The Herald-Leader reports that it began in
2017 when Holly Curry left her six children in her minivan for five to ten
minutes to run into a coffee shop and get muffins. It was a cool day, the doors were locked and
the engine and fan were running. Someone
called police. The officer did not charge the mother. But he did notify child
protective services – something he now says he regrets.
As the judge noted, when a Kentucky child abuse investigator, Jeanetta Childress
and Hardin County sheriff’s Deputy Michael Furnish later showed up at the
family home, “they knew the Curry children had been utterly unharmed while
waiting in their climate-controlled car for the time it took Holly to run in a
coffee shop.”
Nevertheless,
they got Curry to let them into the home – by threatening to come back and take
away the children if she didn't. Then, as the Herald-Leader reports:
Writing in a court motion, Curry’s lawyers said that
Childress “proceeded to strip search the children. Starting with the younger
children, she pulled up their pant legs to look at their calves, then
unbuttoned their pants, undid the buttons on their onesies, pulled them up to
view their chests, stomachs and abdomen area, then undid their diapers and put
her fingers down and looked inside.”
For the older children who wore underwear, Childress
pulled it aside, looked inside and put her hands down their underwear, the
lawyers wrote.
“Deputy Furnish was present while all six children
were strip searched,” Curry’s lawyers wrote.
Childress
herself claimed such stripsearching is standard operating procedure. As the judge noted: "Incredibly, Childress repeatedly testified that she believed she should ‘automatically’ strip search any child who was four or under.” And well, if nothing is found, after all,
it’s just “an oopsy daisy.”
The
judge saw it differently:
The judge wrote in his order last week that the social
worker and deputy had no right to strip search the children in violation of
their “fundamental dignity.”
“Here, Childress lacked even a shadow of probable
cause that the Currys physically abused their children,” the judge wrote.
But,
as the story notes, that didn’t stop Childress from allegedly issuing one last
threat:
“If we ever get
a call against your family again, bad things will happen to you and we’ll take
your children,” according to the Currys’ attorneys.
The
judge concluded his ruling this way:
“Act One: An ‘attentive and loving’ mother gets
muffins for her children. Act Two:
There’s a knock on her door and a threat by the government to take away her
children. Act Three: Her children are strip searched without cause.”
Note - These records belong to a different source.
int ipcgpu_set_surface(ipcgpu_ctx* ctx, int nSV, const int* SVI, int nSE, const int* SE, int nSF, const int* SF, const int* vCoDim)
{
    ENTER(kSerial);
    ++ctx->epoch;
    REQUIRE(ctx->nV > 0, IPCGPU_ERR_STATE, "ipcgpu_set_mesh first");
    REQUIRE(nSV >= 0 && nSE >= 0 && nSF >= 0 && (nSV == 0 || SVI) && (nSE == 0 || SE) && (nSF == 0 || SF), IPCGPU_ERR_ARG, "ipcgpu_set_surface: bad arguments");
    for (int i = 0; i < nSV; ++i) REQUIRE(SVI[i] >= 0 && SVI[i] < ctx->nV, IPCGPU_ERR_ARG, "SVI out of range");
    for (int i = 0; i < 2 * nSE; ++i) REQUIRE(SE[i] >= 0 && SE[i] < ctx->nV, IPCGPU_ERR_ARG, "SFEdges out of range");
    for (size_t i = 0; i < (size_t)3 * nSF; ++i) REQUIRE(SF[i] >= 0 && SF[i] < ctx->nV, IPCGPU_ERR_ARG, "SF out of range");
    ctx->nSV = nSV; ctx->nSE = nSE; ctx->nSF = nSF;
    bool ok = ctx->SVI.upload(SVI, std::max(nSV, 0), ctx->stream) && ctx->SE.upload(SE, (size_t)2 * nSE, ctx->stream) && ctx->SF.upload(SF, (size_t)3 * nSF, ctx->stream);
    REQUIRE(ok, IPCGPU_ERR_CUDA, "surface upload failed");
    ctx->has_codim = vCoDim != nullptr;
    if (vCoDim) REQUIRE(ctx->vCoDim.upload(vCoDim, ctx->nV, ctx->stream), IPCGPU_ERR_CUDA, "codim upload failed");
    CK(cudaStreamSynchronize(ctx->stream));
    ctx->h_SVI.assign(SVI, SVI + nSV);
// ... 162 lines not shown
}

int ipcgpu_ccd_stats_timing(ipcgpu_ctx* ctx, uint64_t* longest_pair_cycles, uint64_t* total_pair_cycles)
{
    if (longest_pair_cycles) *longest_pair_cycles = ctx->ccd.last_longest_cycles;
    if (total_pair_cycles) *total_pair_cycles = ctx->ccd.last_total_cycles;
    return IPCGPU_OK;
}

int ipcgpu_set_exchange_capacity(ipcgpu_ctx* ctx, int pairs_per_rank)
{
    ENTER(kSerial);
    ++ctx->epoch;
    REQUIRE(pairs_per_rank > 0, IPCGPU_ERR_ARG, "capacity must be positive");
    ctx->exchange_capacity = pairs_per_rank;
    if (ctx->surface_ready) return contact_alloc(ctx);
    return IPCGPU_OK;
}

int ipcgpu_set_pair_capacity(ipcgpu_ctx* ctx, int capacity)
{
    ENTER(kSerial);
    ++ctx->epoch;
    REQUIRE(capacity > 0, IPCGPU_ERR_ARG, "capacity must be positive");
    ctx->pair_capacity = capacity;
    if (ctx->surface_ready) return contact_alloc(ctx);
    return IPCGPU_OK;
}

int ipcgpu_constraint_set(ipcgpu_ctx* ctx, double dHat, int getPTEE, int* nC, int* nPara, int* nCand)
{
    REQUIRE(ctx->surface_ready, IPCGPU_ERR_STATE, "ipcgpu_set_surface first");
    REQUIRE(dHat > 0.0, IPCGPU_ERR_ARG, "dHat must be positive");
    ENTER(kSerial);
    int rc = contact_constraint_set(ctx, dHat, getPTEE, nC, nPara, nCand);
    ctx->lists_local = (rc == 0) && ctx->partition_contact && ctx->nranks > 1;
    ctx->cw.lists_global = false;
    if (rc == 0 && ctx->lists_local) {
        ContactWork& w = ctx->cw;
        contact_pack_lists(ctx);
        cudaEvent_t pe = ctx->prof_begin(IPCGPU_STAGE_ALLREDUCE);
        const int r = nccl_all_gather(ctx, w.xsend.p, w.xrecv.p, w.xstride, "ncclAllGather(pair lists) failed");
        ctx->prof_end(pe);
        if (r) return r;
        contact_unpack_lists(ctx);
        w.lists_global = true;
        CK(cudaGetLastError());
    }
    ctx->mark_inputs();
    return rc;
}

int ipcgpu_set_canonical_order(ipcgpu_ctx* ctx, int enable)
{
    ENTER(kSerial);
    ++ctx->epoch;
    ctx->canonical_order = enable != 0;
    return IPCGPU_OK;
}

int ipcgpu_set_contact_partition(ipcgpu_ctx* ctx, int enable)
{
    ENTER(kSerial);
    ++ctx->epoch;
    ctx->partition_contact = enable != 0;
    return IPCGPU_OK;
}
// ... 106 lines not shown
    if ((rc = sync_pattern_mirror(ctx))) return rc;
    if (changed) *changed = ctx->pat_changed_host;
    if (nnz) *nnz = ctx->nnz;
    return flag_status(ctx, 1u << FLAG_PATTERN_CAPACITY);
}

int ipcgpu_pattern_info(ipcgpu_ctx* ctx, int* changed, int64_t* nnz, uint64_t* version)
{
    REQUIRE(ctx->device_pattern, IPCGPU_ERR_STATE, "ipcgpu_enable_device_pattern first");
    ENTER(kSerial);
    int rc = sync_pattern_mirror(ctx);
    if (rc) return rc;
    if (changed) *changed = ctx->pat_changed_host;
    if (nnz) *nnz = ctx->nnz;
    if (version) *version = ctx->pat_seen_version;
    return IPCGPU_OK;
}

int ipcgpu_get_pattern(ipcgpu_ctx* ctx, int* ia, int* ja)
{
    REQUIRE(ctx->n_rows > 0, IPCGPU_ERR_STATE, "no pattern: ipcgpu_set_csr or ipcgpu_enable_device_pattern first");
    ENTER(kSerial);
    int rc = sync_pattern_mirror(ctx);
    if (rc) return rc;
    if (ia) CK(cudaMemcpyAsync(ia, ctx->ia.p, ((size_t)ctx->n_rows + 1) * sizeof(int), cudaMemcpyDeviceToHost, ctx->stream));
    if (ja) CK(cudaMemcpyAsync(ja, ctx->ja.p, (size_t)ctx->nnz * sizeof(int), cudaMemcpyDeviceToHost, ctx->stream));
    CK(cudaStreamSynchronize(ctx->stream));
    return IPCGPU_OK;
}

int ipcgpu_barrier_energy(ipcgpu_ctx* ctx, double dHat, double kappa, double* E)
{
    REQUIRE(ctx->surface_ready, IPCGPU_ERR_STATE, "ipcgpu_set_surface first");
    ENTER(kSerial);
    BarrierArgs p = barrier_args(ctx, dHat, kappa, 0);
    cudaEvent_t pe = ctx->prof_begin(IPCGPU_STAGE_BARRIER);
    barrier_energy(p, ctx->cw.bpartials.p, &ctx->iter.p->flags[FLAG_NONPOSITIVE_DISTANCE], ctx->stream);
    return energy_tail(ctx, kEnergyBarrier, ctx->cw.bpartials.p, barrier_energy_blocks(), kappa, pe, E, true, 1u << FLAG_NONPOSITIVE_DISTANCE);
}

int ipcgpu_barrier_gradient(ipcgpu_ctx* ctx, double dHat, double kappa, double* g_inout)
{
    REQUIRE(ctx->surface_ready, IPCGPU_ERR_STATE, "ipcgpu_set_surface first");
    const BarrierArgs p = barrier_args(ctx, dHat, kappa, 0);
    return gradient_call(ctx, kDerivative, g_inout, [&](cudaStream_t st) { barrier_gradient(p, ctx->g.p, st); });
}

“America’s founding generation may never have imagined
a Cabinet for Health and Family Services. But they knew their fair share of
unwelcome constables. And they added a Fourth Amendment to our Constitution to
protect against this three-act tragedy.”
But
this drama has had a long, long run. And there’s no sign that the show is going
to close anytime soon, unless we realize that, for the sake of millions of
vulnerable children, it’s time to bring down the curtain.